Our recent collaboration with Shenzhen Airport Group exemplifies our long-standing commitment to developing a more expansive and integrated transportation network for the region. With Shenzhen Bao’an International Airport being earmarked as a key international hub by advancing multimodal transport integration, new opportunities have emerged for us to explore the areas for future business endeavors in yacht economy and low-altitude economy outlined in the “15th Five-Year Plan”. These efforts further contribute to positioning the GBA as a world-class region for living, working, and traveling, driving its high-quality development.

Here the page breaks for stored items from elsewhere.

template <int WAVES_M, int WAVES_N, int MODE>
int sk_blocks_per_cu() {
  static int occ = 0;
  if (occ == 0) {
    int n = 0;
    if (hipOccupancyMaxActiveBlocksPerMultiprocessor(&n, conv_igemm_sk_f32_kernel<WAVES_M, WAVES_N, MODE>, 256, 0) != hipSuccess || n < 1)
      n = 1;
    occ = n > 4 ? 4 : n;
  }
  return occ;
}

int streamk_grid(long long ntiles, int nk, int cus, int max_per_cu) {
  if (ntiles > cus + cus / 8 && ntiles < 2LL * cus && nk >= 128 && max_per_cu >= 2) {
    return 2 * cus;
  }
  if (nk < 16 || ntiles < 2LL * cus || ntiles > 8LL * cus) return 0;
  const double per_cu = (double)ntiles / cus;
  const long long rounds = (ntiles + cus - 1) / cus;
  if (per_cu / (double)rounds > 0.95) return 0;
  long long j = ntiles / cus;
  if (j > max_per_cu) j = max_per_cu;
  long long G = j * cus;
  if (G > SK_MAX_G) G = SK_MAX_G / cus * cus;
  return G >= cus ? (int)G : 0;
}

template <int WAVES_M, int WAVES_N, int MODE>
int launch_streamk(ConvArgs& a, hipStream_t stream, void* workspace, long long workspace_bytes, int epoch) {
  constexpr int BM = 64 * WAVES_M, BN = 64 * WAVES_N;
  a.nblk_m = (a.M + BM - 1) / BM;
  a.nblk_n = (a.N + BN - 1) / BN;
  const long long ntiles = (long long)a.nblk_m * a.nblk_n;
  const int G = (workspace && epoch != 0 && a.ksplit <= 1)
                    ? streamk_grid(ntiles, a.Kpad / BK, device_cus(), sk_blocks_per_cu<WAVES_M, WAVES_N, MODE>()) : 0;
  const long long need = (long long)G * SK_SLOT_FLOATS * 4 + (long long)SK_MAX_G * 4;
  if (G == 0 || workspace_bytes < need) return launch<WAVES_M, WAVES_N, MODE>(a, stream);
  SkArgs sk;
  sk.flags = reinterpret_cast<int*>(workspace);
  sk.slots = reinterpret_cast<float*>(reinterpret_cast<char*>(workspace) + SK_MAX_G * 4);
  sk.epoch = epoch;
  hipLaunchKernelGGL((conv_igemm_sk_f32_kernel<WAVES_M, WAVES_N, MODE>), dim3((unsigned)G), dim3(256), 0, stream, a, sk);
  return (int)hipGetLastError();
}

__global__ void splitk_reduce_kernel(const float* __restrict__ partial, int S, int M, int N4, int part_ps,
                                     const float* __restrict__ bias, const float* res, int res_ps, float* out, int out_ps,
                                     int act) {
  const long long total = (long long)M * N4;
  for (long long i = blockIdx.x * (long long)blockDim.x + threadIdx.x; i < total; i += (long long)gridDim.x * blockDim.x) {
    const int n = (int)(i % N4) * 4;
    const long long m = i / N4;
    float4 v = *reinterpret_cast<const float4*>(partial + m * part_ps + n);
    for (int s = 1; s < S; ++s) {
      const float4 p = *reinterpret_cast<const float4*>(partial + ((long long)s * M + m) * part_ps + n);
      v.x += p.x; v.y += p.y; v.z += p.z; v.w += p.w;
    }
    const float4 b = *reinterpret_cast<const float4*>(bias + n);
    v.x += b.x; v.y += b.y; v.z += b.z; v.w += b.w;
    if (res) {
      const float4 r = *reinterpret_cast<const float4*>(res + m * res_ps + n);
      v.x += r.x; v.y += r.y; v.z += r.z; v.w += r.w;
    }
    *reinterpret_cast<float4*>(out + m * out_ps + n) = apply_act(v, act);
  }
}

__global__ void splitk_reduce_f64_kernel(const double* __restrict__ partial, int S, int M, int N, int part_ps,
                                         const float* __restrict__ bias, const float* res, int res_ps, float* out, int out_ps,
                                         int act) {
  const long long total = (long long)M * N;
  for (long long i = blockIdx.x * (long long)blockDim.x + threadIdx.x; i < total; i += (long long)gridDim.x * blockDim.x) {
    const int n = (int)(i % N);
    const long long m = i / N;
    double v = partial[m * part_ps + n];
    for (int s = 1; s < S; ++s) v += partial[((long long)s * M + m) * part_ps + n];
    float f = (float)(v + (double)bias[n]);
    if (res) f += res[m * res_ps + n];
    if (act == HANDS_ACT_RELU) f = relu_f32(f);
    else if (act == HANDS_ACT_GELU) f = gelu_erf(f);
    else if (act == HANDS_ACT_LEAKY_RELU) f = f > 0.f ? f : 0.01f * f;
    out[m * out_ps + n] = f;
  }
}

int splitk_factor(const hands_conv_desc* d) {
  if (d->KH != 1 || d->KW != 1 || d->H != 1 || d->W != 1 || d->stride != 1 || d->pad != 0 || d->Cin == 4) return 1;
  const long long M = d->B;
  if (M > 2048 || d->Kpad < 512) return 1;
  int s = d->Kpad / 256;
  return s > 8 ? 8 : s;
}

bool conv_geometry_ok(const hands_conv_desc* d) {
  if (d->B <= 0 || d->H <= 0 || d->W <= 0 || d->Ho <= 0 || d->Wo <= 0 || d->KH <= 0 || d->KW <= 0 || d->stride <= 0 ||
      d->pad < 0)
    return false;
  if ((d->act & HANDS_ACT_MASK) > HANDS_ACT_LEAKY_RELU || (d->act & ~(HANDS_ACT_MASK | HANDS_MATH_BF16X3 | HANDS_SUM_BLOCK128 | HANDS_SUM_BLOCK64 | HANDS_ACC_F64))) return false;
  if ((d->act & HANDS_ACC_F64) && ((d->act & (HANDS_MATH_BF16X3 | HANDS_SUM_BLOCK128 | HANDS_SUM_BLOCK64)) || d->Cin == 4)) return false;
  if ((d->act & HANDS_SUM_BLOCK128) && (d->act & (HANDS_SUM_BLOCK64 | HANDS_MATH_BF16X3))) return false;
  if ((d->act & HANDS_SUM_BLOCK64) && (d->act & HANDS_MATH_BF16X3)) return false;
  if (d->Cin % 4 || d->Cout % 4 || d->Kpad % BK || d->Kpad < d->KH * d->KW * d->Cin) return false;
  if (d->Cin != 4 && d->Cin % 16) return false;
  if (d->in_pix_stride < d->Cin || d->out_pix_stride < d->Cout) return false;
  if (d->in_pix_stride % 4 || d->out_pix_stride % 4) return false;
  if (d->H + 2 * d->pad < d->KH || d->W + 2 * d->pad < d->KW) return false;
  if (d->Ho > (d->H + 2 * d->pad - d->KH) / d->stride + 1 || d->Wo > (d->W + 2 * d->pad - d->KW) / d->stride + 1) return false;
  if ((long long)d->B * d->H * d->W * d->in_pix_stride >= (1LL << 31)) return false;
  if (d->Cin != 4) {
    const long long imgs = 256 / ((long long)d->Ho * d->Wo) + 2;
    if (imgs * d->H * d->W * d->in_pix_stride * 4 >= (1LL << 31)) return false;
    if (256LL * d->Kpad * 4 >= (1LL << 31)) return false;
    if (!(d->KH == 1 && d->KW == 1 && d->pad == 0) && (d->KH > 15 || d->KW > 15)) return false;
  }
  return true;
}

bool residual_ok(const hands_conv_desc* d, const float* residual) {
  return residual == nullptr || (d->res_pix_stride >= 0 && d->res_pix_stride % 4 == 0);
}

bool pointwise_route_ok(const hands_conv_desc* d) {
  return d->KH == 1 && d->KW == 1 && d->pad == 0 && d->Cin != 4 && d->Kpad == d->Cin &&
         (long long)(d->Ho - 1) * d->stride < d->H && (long long)(d->Wo - 1) * d->stride < d->W;
}

void fill_plain_args(const hands_conv_desc* d, const float* in, const float* w_packed, const float* bias, const float* residual,
                     float* out, const float* pre_scale, const float* pre_shift, ConvArgs& a) {
  a.in = in; a.w = w_packed; a.bias = bias; a.res = residual; a.out = out;
  a.M = d->B * d->Ho * d->Wo; a.N = d->Cout; a.Kpad = d->Kpad;
  a.H = d->H; a.W = d->W; a.Cin = d->Cin; a.Ho = d->Ho; a.Wo = d->Wo;
  a.KH = d->KH; a.KW = d->KW; a.stride = d->stride; a.pad = d->pad;
  a.in_ps = d->in_pix_stride; a.out_ps = d->out_pix_stride; a.res_ps = d->res_pix_stride;
  a.relu = d->act & HANDS_ACT_MASK;
  a.ksplit = 1; a.partial = nullptr; a.part_ps = 0; a.pre_scale = pre_scale; a.pre_shift = pre_shift;
  a.in2 = in; a.K0 = 1 << 30; a.H2 = a.W2 = a.stride2 = a.in2_ps = 0;
  a.nblk_m = a.nblk_n = 0;
}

In the hospitality and leisure sector, our wholly-owned subsidiary — Artyzen Hospitality Group (“AHG”) has deeply integrated its hotels with culture, commerce, and art. In 2025, AHG achieved a turnaround from loss to profit in Earnings Before Interest, Taxes, Depreciation and Amortization (EBITDA) through prudent operations, marking an important milestone and confirming the resilience of the lifestyle hotel model. AHG signed an agreement with Xi’an Yang’s Real Estate to introduce the “Artyzen Hotels and Resorts” luxury lifestyle hotel brand to Xi’an, realizing the brand’s first layout in this historic city and reflecting the Group’s confidence in long-term market demand. Supported by the continuous expansion of national visa-free policies, the Group’s hotels in Macao and Hong Kong enhanced the multi-destination experience, with occupancy rates and demand steadily rebounding. In addition, Artyzen Habitat Hengqin Zhuhai was awarded the “Five-Leaf Green Hotel” certification by National Green Hotel Committee. NEW BUND 31 continued to consolidate its position as a cultural landmark, achieved stable performance through large-scale events, and its affiliated hotel won numerous industry awards, confirming the core value of experience-driven projects.

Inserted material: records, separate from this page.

static int run_batch(oai_unet* h, const TileSource& src, int n, const Box need[18], int out_mode,
                     float* blocks_out, float* const buf[B_COUNT], hipStream_t st,
                     const int* table = nullptr, int table_tiles = 0, int t0 = 0, const SharedEnc* se = nullptr, const OwnPlan* own = nullptr) {
    auto tb = [&](int layer) -> const int* { return table ? table + ((size_t)layer * table_tiles + t0) * 6 : nullptr; };
    if (!table || !h->opt_own_cover) own = nullptr;
    OwnCover ocs[kOwnLayers];
    auto oc = [&](int layer) -> const OwnCover* {
        if (!own) return nullptr;
        const int slot = own_cover_slot(layer);
        ocs[slot].list = own->list[slot]; ocs[slot].list_len = own->list_len[slot];
        for (int s = 0; s < 3; ++s) {
            ocs[slot].rows[s] = tb(18 + 3 * slot + s);
            for (int i = 0; i < 3; ++i) ocs[slot].nb[s][i] = own->nb[slot][s][i];
            const int ncb = h->L[layer].cout / (64 * wino_groups(h, h->L[layer].cout, kWinoTY[s]));
            ocs[slot].xcd_group[s] = own->nb[slot][s][0] && ncb > 0 && !ocs[slot].list_len ? balanced_xcd_group(h->xcd_group, own->tile_nb.data() + (slot * 3 + s) * 3, n, own->nb[slot][s], ncb) : 0;
        }
        return &ocs[slot];
    };
    auto upv = [&](int layer) { return own ? own->up_nvox[layer] : 0; };
    const Layer* L = h->L;
    int d[4][3];
    for (int l = 0; l < 4; ++l) { d[l][0] = src.td >> l; d[l][1] = src.th >> l; d[l][2] = src.tw >> l; }

    int rc;
#define RUN(x) do { rc = (x); if (rc) return rc; } while (0)
    if (se) {
        {
            TileSource vs{};
            vs.vol = se->vol; vs.D = se->D; vs.H = se->H; vs.W = se->W; vs.td = se->PD; vs.th = se->PH; vs.tw = se->PW;
            vs.ez = se->PD; vs.ey = se->PH; vs.ex = se->PW; vs.oz = se->overlap[0]; vs.oy = se->overlap[1]; vs.ox = se->overlap[2]; vs.gy = 1; vs.gx = 1;
            const int per_row = se->grid[1] * se->grid[2], P[3] = {se->PD, se->PH, se->PW};
            Scatter sc;
            sc.boxes = tb(DC2); sc.ntiles = n; sc.tile0 = src.tile_begin;
            for (int i = 0; i < 3; ++i) { sc.g[i] = se->grid[i]; sc.e[i] = se->eff[i]; }
            sc.t[0] = src.td; sc.t[1] = src.th; sc.t[2] = src.tw;
            const int t_first = src.tile_begin, t_last = src.tile_begin + n - 1;
            const int zspan = (src.td + se->eff[0] - 1) / se->eff[0];
            const int s_first = t_first / per_row, s_last = t_last / per_row + zspan - 1;
            Box prev{}; bool have_prev = false;
            for (int s = s_first; s <= s_last; ++s) {
// ... 10 lines not shown
                if (jhi < 0) continue;
                Box bx;
                bx.lo[0] = se->eff[0] * s; bx.hi[0] = std::min(P[0], se->eff[0] * (s + 1));
                if (s == s_last) bx.hi[0] = std::min(P[0], se->eff[0] * (t_last / per_row) + src.td);
                bx.lo[1] = se->eff[1] * jlo; bx.hi[1] = std::min(P[1], se->eff[1] * jhi + src.th);
                bx.lo[2] = se->eff[2] * klo; bx.hi[2] = std::min(P[2], se->eff[2] * khi + src.tw);
                if (have_prev && prev.lo[1] == bx.lo[1] && prev.hi[1] == bx.hi[1] && prev.lo[2] == bx.lo[2] && prev.hi[2] == bx.hi[2] && prev.hi[0] == bx.lo[0]) {
                    prev.hi[0] = bx.hi[0];
                    continue;
                }
                if (have_prev) RUN(launch_conv3(h, L[EC1], nullptr, nullptr, buf[B_SYN0], P, prev, 1, st, {.pool_out = se->SP0, .first = &vs, .sc = &sc}));
                prev = bx; have_prev = true;
            }
            if (have_prev) RUN(launch_conv3(h, L[EC1], nullptr, nullptr, buf[B_SYN0], P, prev, 1, st, {.pool_out = se->SP0, .first = &vs, .sc = &sc}));
        }
        RUN(launch_pooled_gather(h, *se, src, buf[B_P0], d[1], n, st));
        RUN(launch_first_shell(h, src, buf[B_E0], d[0], n, st));
        const int td = d[0][0], th = d[0][1], tw = d[0][2];
        const Box zlo = {{0, 0, 0}, {2, th, tw}}, zhi = {{td - 2, 0, 0}, {td, th, tw}};
        const Box ylo = {{2, 0, 0}, {td - 2, 2, tw}}, yhi = {{2, th - 2, 0}, {td - 2, th, tw}};
        const Box xlo = {{2, 2, 0}, {td - 2, th - 2, 2}}, xhi = {{2, 2, tw - 2}, {td - 2, th - 2, tw}};
        const bool zpool = tb(EC1) != nullptr && h->opt_dead_stores;
        RUN((launch_conv3_one<16, 2, 4, 1>(h, L[EC1], buf[B_E0], buf[B_SYN0], d[0], zlo, n, st, tb(EC1), zpool ? buf[B_P0] : nullptr)));
        RUN((launch_conv3_one<16, 2, 4, 1>(h, L[EC1], buf[B_E0], buf[B_SYN0], d[0], zhi, n, st, tb(EC1), zpool ? buf[B_P0] : nullptr)));
        RUN((launch_conv3_one<16, 2, 1, 4>(h, L[EC1], buf[B_E0], buf[B_SYN0], d[0], ylo, n, st, tb(EC1))));
        RUN((launch_conv3_one<16, 2, 1, 4>(h, L[EC1], buf[B_E0], buf[B_SYN0], d[0], yhi, n, st, tb(EC1))));
        RUN((launch_conv3_one<2, 16, 4, 1>(h, L[EC1], buf[B_E0], buf[B_SYN0], d[0], xlo, n, st, tb(EC1))));
        RUN((launch_conv3_one<2, 16, 4, 1>(h, L[EC1], buf[B_E0], buf[B_SYN0], d[0], xhi, n, st, tb(EC1))));
        RUN(launch_pool(h, buf[B_SYN0], buf[B_P0], d[0], L[EC1].cout, n, st, zpool ? 2 : 1));
    } else {
    const bool fuse_first = first_fusable(h, need[EC1]);
    const TileSource* fsrc = fuse_first ? &src : nullptr;
    if (!fuse_first) RUN(launch_first(h, src, buf[B_E0], n, st));
    if (pool_fusable(h, d[0], need[EC1])) {
        RUN(launch_conv3(h, L[EC1], buf[B_E0], nullptr, buf[B_SYN0], d[0], need[EC1], n, st, {.boxes = tb(EC1), .pool_out = buf[B_P0], .first = fsrc, .store_boxes = tb(DC2)}));
    } else {
        RUN(launch_conv3(h, L[EC1], buf[B_E0], nullptr, buf[B_SYN0], d[0], need[EC1], n, st, {.boxes = tb(EC1), .first = fsrc}));
        RUN(launch_pool(h, buf[B_SYN0], buf[B_P0], d[0], L[EC1].cout, n, st));
    }
    }
    RUN(launch_conv3(h, L[EC2], buf[B_P0], nullptr, buf[B_E2], d[1], need[EC2], n, st, {.boxes = tb(EC2)}));
    if (pool_fusable(h, d[1], need[EC3])) {
        RUN(launch_conv3(h, L[EC3], buf[B_E2], nullptr, buf[B_SYN1], d[1], need[EC3], n, st, {.boxes = tb(EC3), .pool_out = buf[B_P1], .store_boxes = tb(DC5)}));
    } else {
        RUN(launch_conv3(h, L[EC3], buf[B_E2], nullptr, buf[B_SYN1], d[1], need[EC3], n, st, {.boxes = tb(EC3)}));
        RUN(launch_pool(h, buf[B_SYN1], buf[B_P1], d[1], L[EC3].cout, n, st));
    }
    RUN(launch_conv3(h, L[EC4], buf[B_P1], nullptr, buf[B_E4], d[2], need[EC4], n, st, {.boxes = tb(EC4)}));
    if (pool_fusable(h, d[2], need[EC5])) {
        RUN(launch_conv3(h, L[EC5], buf[B_E4], nullptr, buf[B_SYN2], d[2], need[EC5], n, st, {.boxes = tb(EC5), .pool_out = buf[B_P2], .store_boxes = tb(DC8)}));
    } else {
        RUN(launch_conv3(h, L[EC5], buf[B_E4], nullptr, buf[B_SYN2], d[2], need[EC5], n, st, {.boxes = tb(EC5)}));
        RUN(launch_pool(h, buf[B_SYN2], buf[B_P2], d[2], L[EC5].cout, n, st));
    }
    RUN(launch_conv3(h, L[EC6], buf[B_P2], nullptr, buf[B_E6], d[3], need[EC6], n, st, {.boxes = tb(EC6)}));
    RUN(launch_conv3(h, L[EC7], buf[B_E6], nullptr, buf[B_E7], d[3], need[EC7], n, st, {.boxes = tb(EC7)}));
// ... 150 lines not shown
            }
            if ((L.kind != 0 && L.kind != 1) || L.panel_bf[slot]) continue;
            if (int rc = upload(h, pack_conv3_panel_bf(L.wk_host, L.c0, L.c1, L.cout, NS), &L.panel_bf[slot])) return rc;
        }
        if (slot == 2 && !h->L[EC0].scale_f16)
            if (int rc = refresh_fp16_affine(h)) return rc;
    }
    h->precision = mode;
    h->sres = mode == OAI_PREC_FP16X3 && h->opt_sres;
    return OAI_OK;
}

Meanwhile, the Group adhered to high-quality development and optimized asset management. The Group’s luxury residential projects in Singapore demonstrated strong resilience; some deferred units of Les Maisons Nassim and Park Nova were sold at significant premiums after completion, fully reflecting the long-term attractiveness of high-quality assets in prime locations. In Hengqin, the integration with Macao and the GBA continued to accelerate, with cross-border visitor numbers maintaining strong year-on-year growth. The Group sold part of the premises of Hengqin Integrated Development, which will be repurposed into a hotel facility. This move can benefit from the relevant policy promoting the high-quality development of the hotel industry in Guangdong-Macao In-Depth Cooperation Zone in Hengqin, as well as facilitate the coordinated development of the cultural tourism, convention and exhibition, and commercial and trade industries between Hengqin and Macao. In the leasing business, demand for high-grade office in first-tier cities in Chinese Mainland has slowed due to corporate cost control and operational adjustments by multinational companies. Despite the difficulties, the existing investment portfolio maintained effective management, and the rental income of the leasing portfolio in Shanghai, Beijing, Guangzhou and Hengqin remained stable. Although Hong Kong’s retail leasing market was under pressure, the Group maintained its occupancy rate through lease renewals and tenant mix optimization.
Anchor National Strategy and Plan for Long-Term Development
Financial discipline remained essential to our approach. For the year ended 31 December 2025, the Group recorded an overall loss attributable to shareholders amounted to HK$478 million (2024: HK$824 million). Basic loss per share for the year was HK15.8 cents (2024: HK27.3 cents). Having considered the Group’s financial performance, cash flow position and future capital requirements, the Board does not recommend the payment of any final dividend in respect of the year ended 31 December 2025. No interim dividend was declared during the year.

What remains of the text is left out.